*** Opening of SOURCE MATERIAL ***

@@ -632,9 +653,11 @@
     const u32x4 v = __builtin_amdgcn_raw_buffer_load_b128(r, voff + imm, 0, 0);
     return uint4{v[0], v[1], v[2], v[3]};
 }
-template <bool F16, int T>
+template <bool F16, int T, bool CLS = false>
 __global__ __launch_bounds__(256, 2)
-void attention_tile_kernel(const uint16_t* __restrict__ qkv, uint16_t* __restrict__ out, int hidden, int heads) {
+void attention_tile_kernel(const uint16_t* __restrict__ qkv, uint16_t* __restrict__ out, int hidden, int heads,
+                           const uint16_t* __restrict__ qc = nullptr, uint16_t* __restrict__ outc = nullptr) {
+    constexpr int NT = CLS ? 1 : 4;
     static_assert(T >= 17 && T <= 64, "single key tile of 64");
     __shared__ __attribute__((aligned(1024))) uint16_t vlds[4][64 * 64];
     typedef mfma_op<F16> op;
@@ -650,7 +673,9 @@
     const __amdgpu_buffer_rsrc_t src = __builtin_amdgcn_make_buffer_rsrc(
         (void*)(qkv + (size_t)img * T * ld + head * 64), 0, ((T - 1) * ld + 2 * hidden + 64) * 2, 0x00020000);
     const __amdgpu_buffer_rsrc_t dst = __builtin_amdgcn_make_buffer_rsrc(
-        (void*)(out + (size_t)img * T * hidden + head * 64), 0, ((T - 1) * hidden + 64) * 2, 0x00020000);
+        (void*)(out + (size_t)img * T * hidden + head * 64), 0, CLS ? 64 * 2 : ((T - 1) * hidden + 64) * 2, 0x00020000);
+    const __amdgpu_buffer_rsrc_t qsrc = CLS ? __builtin_amdgcn_make_buffer_rsrc((void*)(qc + (size_t)img * hidden + head * 64), 0, 64 * 2, 0x00020000) : src;
+    const __amdgpu_buffer_rsrc_t dstc = CLS ? __builtin_amdgcn_make_buffer_rsrc((void*)(outc + (size_t)img * hidden + head * 64), 0, 64 * 2, 0x00020000) : dst;
     uint16_t* vt = vlds[wave];
 
     const int row_bytes = ld * 2;
@@ -662,7 +687,7 @@
 #pragma unroll
         for (int ks = 0; ks < 2; ++ks) {
             kraw[t][ks] = buf_ld16(src, o + hidden * 2, ks * 64);
-            qraw[t][ks] = buf_ld16(src, o, ks * 64);
+            if (t < NT) qraw[t][ks] = buf_ld16(qsrc, o, ks * 64);
         }
     }
     constexpr int PIECES = (T + 7) / 8, ZROW0 = (T / 8) * 8;
@@ -686,7 +711,7 @@
 #pragma unroll
         for (int ks = 0; ks < 2; ++ks) {
             kf[t][ks] = __builtin_bit_cast(frag, kraw[t][ks]);
-            qf[t][ks] = __builtin_bit_cast(frag, qraw[t][ks]);
+            if (t < NT) qf[t][ks] = __builtin_bit_cast(frag, qraw[t][ks]);
         }
     constexpr int KT = (T + 15) / 16;
     constexpr int FT = T / 16, R = T % 16;
@@ -694,7 +719,7 @@
 #pragma unroll
     for (int mt = 0; mt < KT; ++mt)
 #pragma unroll
-        for (int nt = 0; nt < 4; ++nt) {
+        for (int nt = 0; nt < NT; ++nt) {
             f32x4 a = {0.f, 0.f, 0.f, 0.f};
             a = op::run(kf[mt][0], qf[nt][0], a);
             a = op::run(kf[mt][1], qf[nt][1], a);
@@ -703,7 +728,7 @@
     const float NEGBIG = -3.0e38f, L2E = 1.44269504088896341f;
     float inv_sum[4];
 #pragma unroll
-    for (int nt = 0; nt < 4; ++nt) {
+    for (int nt = 0; nt < NT; ++nt) {
         float mx = NEGBIG;
 #pragma unroll
         for (int mt = 0; mt < KT; ++mt)
@@ -727,7 +752,7 @@
     }
     frag pf[4][2];
 #pragma unroll
-    for (int nt = 0; nt < 4; ++nt)
+    for (int nt = 0; nt < NT; ++nt)
 #pragma unroll
         for (int ss = 0; ss < 2; ++ss) {
             const uint2 plo = 2 * ss < KT ? pack4_h<F16>(s[2 * ss][nt]) : uint2{0u, 0u};
@@ -737,7 +762,7 @@
     {
         const frag ones = ones_frag<F16>();
 #pragma unroll
-        for (int nt = 0; nt < 4; ++nt) {
+        for (int nt = 0; nt < NT; ++nt) {
             f32x4 d = {0.f, 0.f, 0.f, 0.f};
 #pragma unroll
             for (int ss = 0; ss < 2; ++ss)
@@ -762,7 +787,7 @@
         for (int b = 0; b < 2; ++b) {
             const uint16_t* vrow = vt + (4 * g + q4) * 64 + (((4 * a + p4) ^ (sw << 1)) << 3) + 4 * b;
 #pragma unroll
-            for (int nt = 0; nt < 4; ++nt) o[b][nt] = f32x4{0.f, 0.f, 0.f, 0.f};
+            for (int nt = 0; nt < NT; ++nt) o[b][nt] = f32x4{0.f, 0.f, 0.f, 0.f};
 #pragma unroll
             for (int ss = 0; ss < 2; ++ss) {
                 if (2 * ss >= KT) continue;
@@ -772,14 +797,15 @@
                 const s16x8 both = {lo[0], lo[1], lo[2], lo[3], hi[0], hi[1], hi[2], hi[3]};
                 const frag vf = __builtin_bit_cast(frag, both);
 #pragma unroll
-                for (int nt = 0; nt < 4; ++nt) o[b][nt] = op::run(vf, pf[nt][ss], o[b][nt]);
-            }
-        }
-#pragma unroll
-        for (int nt = 0; nt < 4; ++nt) {
+                for (int nt = 0; nt < NT; ++nt) o[b][nt] = op::run(vf, pf[nt][ss], o[b][nt]);
+            }
+        }
+#pragma unroll
+        for (int nt = 0; nt < NT; ++nt) {
             if (nt * 16 >= T) continue;
             const uint2 lo = pack4_h<F16>(o[0][nt] * inv_sum[nt]), hi = pack4_h<F16>(o[1][nt] * inv_sum[nt]);
             __builtin_amdgcn_raw_buffer_store_b128(u32x4{lo.x, lo.y, hi.x, hi.y}, dst, o_off + nt * 16 * hidden * 2 + a * 64, 0, 0);
+            if constexpr (CLS) __builtin_amdgcn_raw_buffer_store_b128(u32x4{lo.x, lo.y, hi.x, hi.y}, dstc, o_off + a * 64, 0, 0);
         }
     }
 }
diff --git a/video-quierer_amd/csrc/vq_encoder.hip b/video-quierer_amd/csrc/vq_encoder.hip
--- a/video-quierer_amd/csrc/vq_encoder.hip
+++ b/video-quierer_amd/csrc/vq_encoder.hip
@@ -78,6 +78,7 @@
     bool attn_q64 = false;
     bool attn_t64 = false;
     bool prune_last = true;
+    bool trim_last_qkv = true;
     float patch_unscale = 1.0f;
     int f16_mask = 0;
     bool h_is_f16 = false;
@@ -279,6 +280,48 @@
     };
     for (int l = 0; l < nl; ++l) {
         const LayerW& L = e->layers[l];
+        const bool cls_only = cls_last && l == c.layers - 1;
+        const int crows = pad_rows(n);
+        const size_t cplane = (size_t)crows * H;
+        const bool trim = cls_only && e->trim_last_qkv && T == 50 && c.heads % 4 == 0 && !e->attn_t64 &&
+                          3 * cplane * 2 + (size_t)LN_MAX_GRANULES * crows * sizeof(float2) <= (size_t)e->rows_pad * c.mlp * 2;
+        uint16_t *q_c = e->mlp, *xh_c = e->mlp + cplane, *att_c = e->mlp + 2 * cplane;
+        if (trim) {
+            float2* ps_c = (float2*)(e->mlp + 3 * cplane);
+            {
+                Prof p(e, C_LAST_CLS);
+                hipLaunchKernelGGL(gather_cls_rows_kernel, dim3(cdiv(crows * (H / 8 + LN_MAX_GRANULES), 256)), dim3(256), 0, st, e->h, part, xh_c,
+                                   ps_c, att_c, n, crows, H, T);
+            }
+            {
+                Prof p(e, C_LAST_CLS);
+                VQ_TRY(by_f16(fQ, [&](auto F) {
+                    return by_f16(fA, [&](auto FO) {
+                        return launch_gemm_auto<VQ_F16(F)>(st, e->h, H, L.w_qkv + (size_t)H * H, H, rows_gemm, 2 * H, H,
+                                                           EpiLnH16<VQ_F16(FO), false>{e->qkv + H, 3 * H, L.c2_qkv + H, L.c1_qkv + H, part, granules, inv_h, c.ln_eps},
+                                                           gf(1, rows_gemm, 2 * H, H));
+                    });
+                }));
+            }
+            {
+                Prof p(e, C_LAST_CLS);
+                VQ_TRY(by_f16(fQ, [&](auto F) {
+                    return by_f16(fA, [&](auto FO) {
+                        return launch_gemm_auto<VQ_F16(F)>(st, xh_c, H, L.w_qkv, H, crows, H, H,
+                                                           EpiLnH16<VQ_F16(FO), false>{q_c, H, L.c2_qkv, L.c1_qkv, LnPartials{ps_c, crows}, granules, inv_h, c.ln_eps},
+                                                           e->gemm_force);
+                    });
+                }));
+            }
+            {
+                Prof p(e, C_LAST_CLS);
+                by_f16(fA, [&](auto F) {
+                    hipLaunchKernelGGL((attention_tile_kernel<VQ_F16(F), 50, true>), dim3(n * (c.heads / 4)), dim3(256), 0, st, e->qkv, e->att, H, c.heads,
+                                       q_c, att_c);
+                    return 0;
+                });
+            }
+        } else {
         {
             Prof p(e, C_GEMM_QKV);
             VQ_TRY(by_f16(fQ, [&](auto F) {
@@ -320,15 +363,15 @@
                 return 0;
             });
         }
-        const bool cls_only = cls_last && l == c.layers - 1;
+        }
         if (cls_only) {
-            const int crows = pad_rows(n);
             {
                 Prof p(e, C_LAST_CLS);
-                hipLaunchKernelGGL(gather_rows_h16_kernel, dim3(cdiv(n * (H / 8), 256)), dim3(256), 0, st, e->att, e->qkv, n, H, T);
+                const uint16_t* att_cls = trim ? att_c : e->qkv;
+                if (!trim) hipLaunchKernelGGL(gather_rows_h16_kernel, dim3(cdiv(n * (H / 8), 256)), dim3(256), 0, st, e->att, e->qkv, n, H, T);
                 VQ_TRY(by_f16(fA, [&](auto F) {
                     return by_f16(f1, [&](auto FO) {
-                        return launch_gemm_auto<VQ_F16(F)>(st, e->qkv, H, L.w_out, H, crows, H, H,
+                        return launch_gemm_auto<VQ_F16(F)>(st, att_cls, H, L.w_out, H, crows, H, H,
                                                            EpiBiasResidualClsLnF32<VQ_F16(FO)>{e->x, H, T, L.b_out, n, e->h, part}, e->gemm_force);
                     });
                 }));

*** Close of SOURCE MATERIAL ***

- WHAT TO PRODUCE -
Each line above that has the word "true" should be copied.

- ANSWER TO THIS PROBLEM -
     bool prune_last = true;
+    bool trim_last_qkv = true;
+                    hipLaunchKernelGGL((attention_tile_kernel<VQ_F16(F), 50, true>), dim3(n * (c.heads / 4)), dim3(256), 0, st, e->qkv, e->att, H, c.heads,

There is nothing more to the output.